In SQL Sets don't have order but cursors do so you could use something like the below. NB: I was expecting to be able to use DELETE ... WHERE CURRENT OF but that relies on a PK so the code to delete a row is not as simple as I was hoping for.
In the event that the data to be deleted is a duplicate then there is no guarantee that it will delete the same row as CURRENT OF would have.

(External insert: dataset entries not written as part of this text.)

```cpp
#pragma nounroll
  for (int t = t_lo + wave; t < t_hi; t += nw) {
    const int k = (t * R + c) * 32 + q * 8;
    const int valid = n_ok ? min(8, K - k) : 0;
    constexpr int FR = (XDT == BNN_F32 || X3) ? 2 : 1;
    constexpr int MC0 = (8 / (R * FR)) < 1 ? 1 : (8 / (R * FR));
    constexpr int MC = MC0 > MT ? MT : MC0;
    float4 xraw[MC * R * FR];
    auto stage = [&](int ch) {
#pragma unroll
      for (int mm = 0; mm < MC; ++mm) {
        if constexpr (XTL) {
          xraw[mm] = *reinterpret_cast<const float4*>(xs + ((size_t)((t * 8 + ch * MC + mm) * 64 + lane)) * 16);
          continue;
        }
        const int row = m0 + (ch * MC + mm) * 16 + r;
#pragma unroll
        for (int cc = 0; cc < R; ++cc) {
          const int xk = (t * R + cc) * 32 + q * 8;
          if (ALIGNED) {
            const size_t off = (size_t)min(row, B - 1) * K + min(xk, K - 8);
            if (XDT == BNN_F32) {
              const float4* px = reinterpret_cast<const float4*>(reinterpret_cast<const float*>(xs) + off);
              xraw[(mm * R + cc) * 2 + 0] = px[0];
              xraw[(mm * R + cc) * 2 + 1] = px[1];
            } else if (X3) {
              xraw[(mm * R + cc) * 2 + 0] = *reinterpret_cast<const float4*>(reinterpret_cast<const __bf16*>(xs) + off);
              xraw[(mm * R + cc) * 2 + 1] = *reinterpret_cast<const float4*>(reinterpret_cast<const __bf16*>(xs_lo) + off);
            } else {
              xraw[mm * R + cc] = *reinterpret_cast<const float4*>(reinterpret_cast<const __bf16*>(xs) + off);
            }
          } else {
            const int xvalid = (row < B) ? min(8, K - xk) : 0;
            const size_t off = (size_t)row * K + xk;
            if (XDT == BNN_F32) {
              float v[8];
              load8<false>(reinterpret_cast<const float*>(xs) + off, xvalid, v);
              xraw[(mm * R + cc) * 2 + 0] = make_float4(v[0], v[1], v[2], v[3]);
              xraw[(mm * R + cc) * 2 + 1] = make_float4(v[4], v[5], v[6], v[7]);
            } else {
              bf16x8 vb;
#pragma unroll
              for (int j = 0; j < 8; ++j)
                vb[j] = (j < xvalid) ? (reinterpret_cast<const __bf16*>(xs) + off)[j] : (__bf16)0.0f;
              if (X3) {
                bf16x8 vl;
#pragma unroll
                for (int j = 0; j < 8; ++j)
                  vl[j] = (j < xvalid) ? (reinterpret_cast<const __bf16*>(xs_lo) + off)[j] : (__bf16)0.0f;
                xraw[(mm * R + cc) * 2 + 0] = __builtin_bit_cast(float4, vb);
                xraw[(mm * R + cc) * 2 + 1] = __builtin_bit_cast(float4, vl);
              } else {
// ... 129 lines not shown
              bf16x8 xb;
              if (XDT == BNN_F32) {
                const float4 lo = xraw[(mm * R + cc) * 2], hi = xraw[(mm * R + cc) * 2 + 1];
                xb[0] = (__bf16)lo.x; xb[1] = (__bf16)lo.y; xb[2] = (__bf16)lo.z; xb[3] = (__bf16)lo.w;
                xb[4] = (__bf16)hi.x; xb[5] = (__bf16)hi.y; xb[6] = (__bf16)hi.z; xb[7] = (__bf16)hi.w;
              } else {
                xb = __builtin_bit_cast(bf16x8, xraw[mm * R + cc]);
              }
              acc[m] = __builtin_amdgcn_mfma_f32_16x16x32_bf16((R == 1 || c == cc) ? wa : wz, xb, acc[m], 0, 0, 0);
            } else {
              float xv[8];
              if (XDT == BNN_F32) {
                const float4 lo = xraw[(mm * R + cc) * 2], hi = xraw[(mm * R + cc) * 2 + 1];
                xv[0] = lo.x; xv[1] = lo.y; xv[2] = lo.z; xv[3] = lo.w;
                xv[4] = hi.x; xv[5] = hi.y; xv[6] = hi.z; xv[7] = hi.w;
              } else {
                const bf16x8 xb = __builtin_bit_cast(bf16x8, xraw[mm * R + cc]);
#pragma unroll
                for (int j = 0; j < 8; ++j) xv[j] = (float)xb[j];
              }
#pragma unroll
              for (int j = 0; j < 8; ++j)
                acc[m] = __builtin_amdgcn_mfma_f32_16x16x4f32((R == 1 || c == cc) ? w[j] : 0.f, xv[j], acc[m], 0, 0, 0);
            }
          }
        }
        if ((ch + 1) * MC < MT && (ch + 1) * MC < mtiles) stage(ch + 1);
      }
    }
  }

  asm volatile("" :: "v"(acc[0][0]), "v"(acc[MT - 1][3]));
  BNN_STAMP(3);
  if (wave == nw - 1 && lane < 16) {
    float b = 0.f;
    if (PRE) b = (!TRANS && lane < F && n_ok && ks == 0) ? bmu_pre : 0.f;
    else if (!TRANS && lane < F && n_ok && ks == 0) b = sample_bias(p, bmu_pre, brho_pre, beps_pre, do_stats, do_ls, s_e2, s_a, s_ls);
    lds_bias[lane] = b;
  }
#pragma unroll
  for (int m = 0; m < MT; ++m)
    if (m < mtiles) slab[(wave * MT + m) * 64 + lane] = acc[m];
  if (do_stats) {
    const float a = wave_sum(s_e2), b = wave_sum(s_a), cc = wave_sum(s_ls);
    if (lane == 0) {
      lds_red[wave * 3 + 0] = a;
      lds_red[wave * 3 + 1] = b;
      lds_red[wave * 3 + 2] = cc;
    }
  }
  BNN_STAMP(4);
  __syncthreads();
  BNN_STAMP(5);
  float own0 = 0.f, own1 = 0.f, own2 = 0.f;
  if (do_stats && threadIdx.x == 0) {
    for (int wv = 0; wv < nw; ++wv) {
      own0 += lds_red[wv * 3 + 0];
      own1 += lds_red[wv * 3 + 1];
      own2 += lds_red[wv * 3 + 2];
    }
    if (KS == 1) p.ws[1 + (size_t)s * ntiles + nt] = make_float4(own0, own1, own2, 0.f);
  }
  float* fin_lg = lds_red + 3 * nw;
  if (!FINAL || KS == 1) {
    epilogue_store<R, MT>(p, slab, lds_bias, nw, mtiles, nt, s, m0, FINAL ? fin_lg : nullptr);
  }
  BNN_STAMP(6);
  BNN_STAMP_RT(9);
  if (FINAL) {
    const FinK& fk = fp->k;
    float* part = reinterpret_cast<float*>((reinterpret_cast<uintptr_t>(fin_lg + 128 * 16) + 7) & ~(uintptr_t)7);
    int T[8];
#pragma unroll
    for (int l = 0; l < 8; ++l)
      T[l] = (l < fk.n_layers - 1) ? __float_as_int(reinterpret_cast<const float4*>(fk.ws[l])[0].x) : 0;
    if (KS > 1) {
      float* mine = fp->ks_tiles + ((size_t)s * KS + ks) * (128 * 16);
      epilogue_store<R>(p, slab, lds_bias, nw, 8, nt, s, m0, nullptr, mine);
      if (threadIdx.x == 0) fp->ks_stats[(size_t)s * KS + ks] = make_float4(own0, own1, own2, 0.f);
      asm volatile("s_waitcnt vmcnt(0)" ::: "memory");
      __syncthreads();
      uint32_t* flag = reinterpret_cast<uint32_t*>(part);
      if (threadIdx.x == 0) {
        __builtin_amdgcn_fence(__ATOMIC_RELEASE, "agent");
        asm volatile("s_waitcnt vmcnt(0)" ::: "memory");
        const uint32_t tk = __hip_atomic_fetch_add(fp->ks_ticket + s, 1u, __ATOMIC_RELAXED, __HIP_MEMORY_SCOPE_AGENT);
        const uint32_t last = (tk == (uint32_t)KS - 1u) ? 1u : 0u;
        if (last) {
          __builtin_amdgcn_fence(__ATOMIC_ACQUIRE, "agent");
          asm volatile("s_waitcnt vmcnt(0)" ::: "memory");
        }
        *flag = last;
      }
      __syncthreads();
      BNN_STAMP(7);
      if (*flag == 0u) return true;
      __syncthreads();
      const float* tiles = fp->ks_tiles + (size_t)s * KS * (128 * 16);
      float4 q4 = make_float4(0.f, 0.f, 0.f, 0.f);
      if ((int)threadIdx.x < KS) q4 = fp->ks_stats[(size_t)s * KS + threadIdx.x];
      for (int it = threadIdx.x; it < 128 * 4; it += blockDim.x) {
        const int brow = it >> 2, fg = it & 3;
        f32x4 v = f32x4{0.f, 0.f, 0.f, 0.f};
        for (int j = 0; j < KS; ++j) v += *reinterpret_cast<const f32x4*>(tiles + (size_t)j * (128 * 16) + brow * 16 + fg * 4);
        if (p.relu) {
#pragma unroll
          for (int i = 0; i < 4; ++i) v[i] = fmaxf(v[i], 0.f);
        }
        *reinterpret_cast<f32x4*>(fin_lg + brow * 16 + fg * 4) = v;
        if (brow < B) {
          float* yp = reinterpret_cast<float*>(p.y) + ((size_t)s * B + brow) * N + fg * 4;
#pragma unroll
          for (int i = 0; i < 4; ++i)
            if (fg * 4 + i < N) yp[i] = v[i];
        }
      }
      if (threadIdx.x < 64) {
        own0 = wave_sum(q4.x);
        own1 = wave_sum(q4.y);
        own2 = wave_sum(q4.z);
      }
      if (threadIdx.x == 0) {
        p.ws[1 + (size_t)s * ntiles + nt] = make_float4(own0, own1, own2, 0.f);
        fp->ks_ticket[s] = 0u;
      }
    }
    __syncthreads();
    BNN_STAMP(10);
    float a = 0.f, b = 0.f, nll = 0.f;
    const int own_layer = fk.n_layers - 1;
#ifdef BNN_STAMPS
    fin_sample(fk, fp->c, s, T, fin_lg, 16, own_layer, own0, own1, own2, part, a, b, nll, p.dbg ? p.dbg + (size_t)blockIdx.x * 16 : nullptr);
#else
    fin_sample(fk, fp->c, s, T, fin_lg, 16, own_layer, own0, own1, own2, part, a, b, nll);
#endif
    BNN_STAMP(11);
    if (threadIdx.x == 0) {
      fin_store(fk, s, a, b, nll);
      if (fk.S == 1) {
        if (fp->sums) {
          float* so = fp->sums;
          so[0] = a; so[1] = b; so[2] = nll; so[3] = 1.f;
        }
        if (fk.sample_counter) *fk.sample_counter += fk.sample_counter_inc;
      } else if (fp->ticket) {
        fin_samples_meet(fk, fp->sums, fp->ticket);
      }
    }
  }
  return true;
}

template <int MATH, int XDT, int R, bool ALIGNED>
__global__ __launch_bounds__(768) void bbb_fwd_kernel(const BbbK p) {
  bbb_fwd_body<MATH, XDT, R, ALIGNED, false>(p, nullptr);
}

template <int MATH, int XDT, bool XTL = false>
__global__ __launch_bounds__(768) void bbb_fwd_final_kernel(const BbbK p, const FinPack fp) {
  bbb_fwd_body<MATH, XDT, 1, true, true, false, false, 8, false, XTL>(p, &fp);
}

template <int XDT, int R>
__global__ __launch_bounds__(768) void bbb_fwd_rider_kernel(const BbbK p, const SampleK sk, int n_main) {
  if ((int)blockIdx.x >= n_main) {
    extern __shared__ __attribute__((aligned(16))) float lds[];
    sample_block(sk, (int)blockIdx.x - n_main, lds);
    return;
  }
  bbb_fwd_body<BNN_MATH_BF16, XDT, R, true, false>(p, nullptr);
}

struct FinRows {
  const void* x;
  long x_sstride;
  int xg;
  const __bf16* w;
  const float* b;
  float* y;
  int S, B, K, N, relu;
  uint32_t* tickets;
  float* parts;
};

template <bool XF32>
__global__ __launch_bounds__(256) void bbb_final_rows_kernel(const FinRows p, const FinPack fp, const FinLoss tr) {
  __shared__ __attribute__((aligned(16))) f32x4 red[4][64];
  __shared__ float lg[16][17];
  __shared__ __attribute__((aligned(8))) float part[4 * kFinNV];
  const FinK& fk = fp.k;
  const int RB = (p.B + 15) >> 4;
  const int s = (int)blockIdx.x / (RB + 1), rb = (int)blockIdx.x - s * (RB + 1);
  const int lane = threadIdx.x & 63, wave = threadIdx.x >> 6;
  float pub0 = 0.f, pub1 = 0.f;
  int slot = rb;
  if (rb == RB) {
    int T[8];
#pragma unroll
    for (int l = 0; l < 8; ++l) T[l] = (l < fk.n_layers) ? __float_as_int(reinterpret_cast<const float4*>(fk.ws[l])[0].x) : 0;
    float a = 0.f, b = 0.f, nll = 0.f;
    fin_sample(fk, fp.c, s, T, nullptr, 0, -1, 0.f, 0.f, 0.f, part, a, b, nll);
// ... 1474 lines not shown
  return BNN_OK;
}

extern "C" int bnn_bbb_linear_fwd(const bnn_bbb_fwd_args* a, void* stream_) {
  return bbb_linear_fwd_impl(a, stream_, false, nullptr, 0);
}

static constexpr int kFinalTicketMaxSamples = 16;
static constexpr int kRowsTicketMaxSamples = 64;

extern "C" size_t bnn_bbb_final_scratch_bytes(int32_t n_samples) {
  return n_samples <= 0 ? 0 : fin_scratch(nullptr, (size_t)n_samples).bytes;
}

extern "C" int bnn_bbb_final_fwd(const bnn_bbb_fwd_args* a, const bnn_finalize_args* f, void* stream_) {
  BbbK k;
  bool al = false;
  int rc = prepare(a, k, al);
  if (rc != BNN_OK) return rc;
  const bool x_pieces = a->x_layout == BNN_LAYOUT_PIECES;
  if (a->y_layout || a->w_pieces || (x_pieces && (a->w_sampled || a->math != BNN_MATH_BF16))) return BNN_ERR_ENUM;
  FinPack fp;
  rc = make_fin(f, fp.k, fp.c);
  if (rc != BNN_OK) return rc;
  const int nl = f->n_layers;
  rc = check_fin_loss(f);
  if (rc != BNN_OK) return rc;
  if (a->w_sampled) {
    const int S = a->n_samples, B = a->batch, N = a->out_features, K = a->in_features;
    const bool rows = a->y_dtype == BNN_F32 && N <= 16 && B <= 128 && S <= 4096 && !f->local_reparam &&
                      nl >= 1 && f->n_samples == S && f->classes == N && f->batch == B && f->logits == a->y && f->nll &&
                      f->scratch && f->scratch_bytes >= bnn_bbb_final_scratch_bytes(S) &&
                      !(reinterpret_cast<uintptr_t>(f->scratch) & 15) &&
                      (S == 1 || f->ticket || (S > kRowsTicketMaxSamples && !f->loss)) && !a->rider &&
                      (N % 4 != 0 || !(reinterpret_cast<uintptr_t>(a->y) & 15));
    if (!rows) {
      rc = bnn_bbb_linear_fwd(a, stream_);
      if (rc == BNN_OK) rc = bnn_elbo_finalize(f, stream_);
      return rc != BNN_OK ? rc : bnn_loss_tail_(f, stream_);
    }
    const FinLoss tr = make_fin_loss(f);
    FinRows fr;
    fr.x = a->x;
    fr.x_sstride = k.x_sstride; fr.xg = k.xg;
    fr.w = k.w_pre; fr.b = k.b_pre;
    fr.y = reinterpret_cast<float*>(a->y);
    fr.S = S; fr.B = B; fr.K = K; fr.N = N; fr.relu = a->relu ? 1 : 0;
    const FinScratch sc = fin_scratch(f->scratch, (size_t)S);
    fr.tickets = sc.tickets;
    fr.parts = sc.stats;
    const bool rows_tail = S > kRowsTicketMaxSamples && !tr.out4;
    fp.sums = f->sums;
    fp.ticket = rows_tail ? nullptr : f->ticket;
    fp.ks = 1; fp.ks_ticket = nullptr; fp.ks_stats = nullptr; fp.ks_tiles = nullptr;
    const int RB = (B + 15) / 16;
    if (a->x_dtype == BNN_BF16)
      hipLaunchKernelGGL(bbb_final_rows_kernel<false>, dim3((unsigned)(S * (RB + 1))), dim3(256), 0, reinterpret_cast<hipStream_t>(stream_),
                         fr, fp, tr);
    else
      hipLaunchKernelGGL(bbb_final_rows_kernel<true>, dim3((unsigned)(S * (RB + 1))), dim3(256), 0, reinterpret_cast<hipStream_t>(stream_),
                         fr, fp, tr);
    const hipError_t e2 = hipGetLastError();
    if (e2 != hipSuccess) return (int)e2;
    return rows_tail ? bnn_elbo_sums_(f, stream_) : (int)BNN_OK;
  }
  const bool fuse = al && a->out_features <= 16 && a->batch <= 128 && a->want_stats && !f->local_reparam && nl >= 1 &&
                    f->layer_workspace[nl - 1] == a->workspace && f->n_samples == a->n_samples &&
                    f->classes == a->out_features && f->batch == a->batch && a->y_dtype == BNN_F32 &&
                    (a->n_samples == 1 || a->n_samples > kFinalTicketMaxSamples || f->ticket != nullptr) && !(a->log_prior || a->log_q) &&
                    a->form == BNN_FORM_AUTO;
  if (x_pieces && !fuse) return BNN_ERR_ENUM;
  if (!fuse) {
    rc = bnn_bbb_linear_fwd(a, stream_);
    if (rc != BNN_OK) return rc;
    rc = bnn_elbo_finalize(f, stream_);
    return rc != BNN_OK ? rc : bnn_loss_tail_(f, stream_);
  }
  hipStream_t stream = reinterpret_cast<hipStream_t>(stream_);
  fp.sums = f->sums;
  const bool tail_kernel = a->n_samples > kFinalTicketMaxSamples;
  fp.ticket = tail_kernel ? nullptr : f->ticket;
  const int K = a->in_features;
  const int ssteps = (K + 31) / 32;
  if (x_pieces) k.x_sstride = a->x_per_sample ? (long)ssteps * 4096 : 0;
  int KS = (ssteps + 11) / 12;
  KS = KS > kFinalMaxSlices ? kFinalMaxSlices : KS;
  for (int ks = KS; ks <= kFinalMaxSlices; ++ks) {
    const int per = (ssteps + ks - 1) / ks;
    if (per <= 12 && ((per & 3) == 0 || per < 4)) {
      KS = ks;
      break;
    }
  }
  if ((long)a->n_samples * KS > 128) KS = 1;
  if (KS > 1 && (!f->scratch || f->scratch_bytes < bnn_bbb_final_scratch_bytes(a->n_samples) ||
                 (reinterpret_cast<uintptr_t>(f->scratch) & 15)))
    KS = 1;
  const int spb = (ssteps + KS - 1) / KS;
  int spw = 1;
  while ((spb + spw - 1) / spw > 12) ++spw;
  int nw = (spb + spw - 1) / spw;
  nw = nw < 1 ? 1 : nw;
  fp.ks = KS;
  const FinScratch sc = fin_scratch(f->scratch, (size_t)a->n_samples);
  fp.ks_ticket = sc.tickets;
  fp.ks_stats = reinterpret_cast<float4*>(sc.stats);
  fp.ks_tiles = sc.tiles;
  const long total = (long)a->n_samples * KS;
  hipError_t err = hipSuccess;
  const dim3 grid((unsigned)(((total + 7) / 8) * 8)), block(nw * 64);
  const size_t lds = ((size_t)nw * 8 * 64 * 4 + 16 + 3 * nw + 128 * 16 + kFinMaxWaves * kFinNV) * sizeof(float);
#define BNN_FIN(MATH, XDT)                                                                     \
  do {                                                                                         \
    err = allow_big_lds(bbb_fwd_final_kernel<MATH, XDT>, lds);                                 \
    if (err == hipSuccess)                                                                     \
      hipLaunchKernelGGL((bbb_fwd_final_kernel<MATH, XDT>), grid, block, lds, stream, k, fp);  \
  } while (0)
  if (x_pieces) {
    err = allow_big_lds(bbb_fwd_final_kernel<BNN_MATH_BF16, BNN_BF16, true>, lds);
    if (err == hipSuccess)
      hipLaunchKernelGGL((bbb_fwd_final_kernel<BNN_MATH_BF16, BNN_BF16, true>), grid, block, lds, stream, k, fp);
  } else if (a->math == BNN_MATH_BF16) {
    if (a->x_dtype == BNN_F32) BNN_FIN(BNN_MATH_BF16, BNN_F32); else BNN_FIN(BNN_MATH_BF16, BNN_BF16);
  } else if (a->math == BNN_MATH_BF16X3) {
    if (a->x_dtype == BNN_F32) BNN_FIN(BNN_MATH_BF16X3, BNN_F32); else BNN_FIN(BNN_MATH_BF16X3, BNN_BF16);
  } else {
    if (a->x_dtype == BNN_F32) BNN_FIN(BNN_MATH_F32, BNN_F32); else BNN_FIN(BNN_MATH_F32, BNN_BF16);
  }
#undef BNN_FIN
  if (err != hipSuccess) return (int)err;
  err = hipGetLastError();
  if (err != hipSuccess) return (int)err;
  rc = tail_kernel ? bnn_elbo_sums_(f, stream_) : (int)BNN_OK;
  return rc != BNN_OK ? rc : bnn_loss_tail_(f, stream_);
// ... 90 lines not shown
```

However in this eventuality the ordering of the tied rows is arbitrary anyway so whichever row is deleted could equally well have been given that row number in the cursor ordering.
DECLARE #RowsToDelete TABLE
(
rowidx INT PRIMARY KEY
)
INSERT INTO #RowsToDelete SELECT 2 UNION SELECT 5 UNION SELECT 6
DECLARE #PrevRowIdx int
DECLARE #CurrentRowIdx int
DECLARE #Offset int
SET #CurrentRowIdx = 1
DECLARE #data int
DECLARE ordered_cursor SCROLL CURSOR FOR
SELECT data
FROM dbo.table1
ORDER BY data
OPEN ordered_cursor
FETCH NEXT FROM ordered_cursor INTO #data
WHILE EXISTS(SELECT * FROM #RowsToDelete)
BEGIN
SET #PrevRowIdx = #CurrentRowIdx
SET #CurrentRowIdx = (SELECT TOP 1 rowidx FROM #RowsToDelete ORDER BY rowidx)
SET #Offset = #CurrentRowIdx - #PrevRowIdx
DELETE FROM #RowsToDelete WHERE rowidx = #CurrentRowIdx
FETCH RELATIVE #Offset FROM ordered_cursor INTO #data
/*Can't use DELETE ... WHERE CURRENT OF as here that requires a PK*/
SET ROWCOUNT 1
DELETE FROM dbo.table1 WHERE (data=#data OR data IS NULL OR #data IS NULL)
SET ROWCOUNT 0
END
CLOSE ordered_cursor
DEALLOCATE ordered_cursor
To perform any action on a set of rows (such as deleting them), you need to know what identifies those rows.
So, you have to come up with criteria that identifies the rows you want to delete.
Providing a toy example, like the one above, is not particularly useful.
You plan ahead and if you anticipate this is possible you add a surrogate key column or some such.
In general you make sure you don't create tables without PK's.
It's like asking "Say I don't look both directions before crossing the road and I step in front of a bus."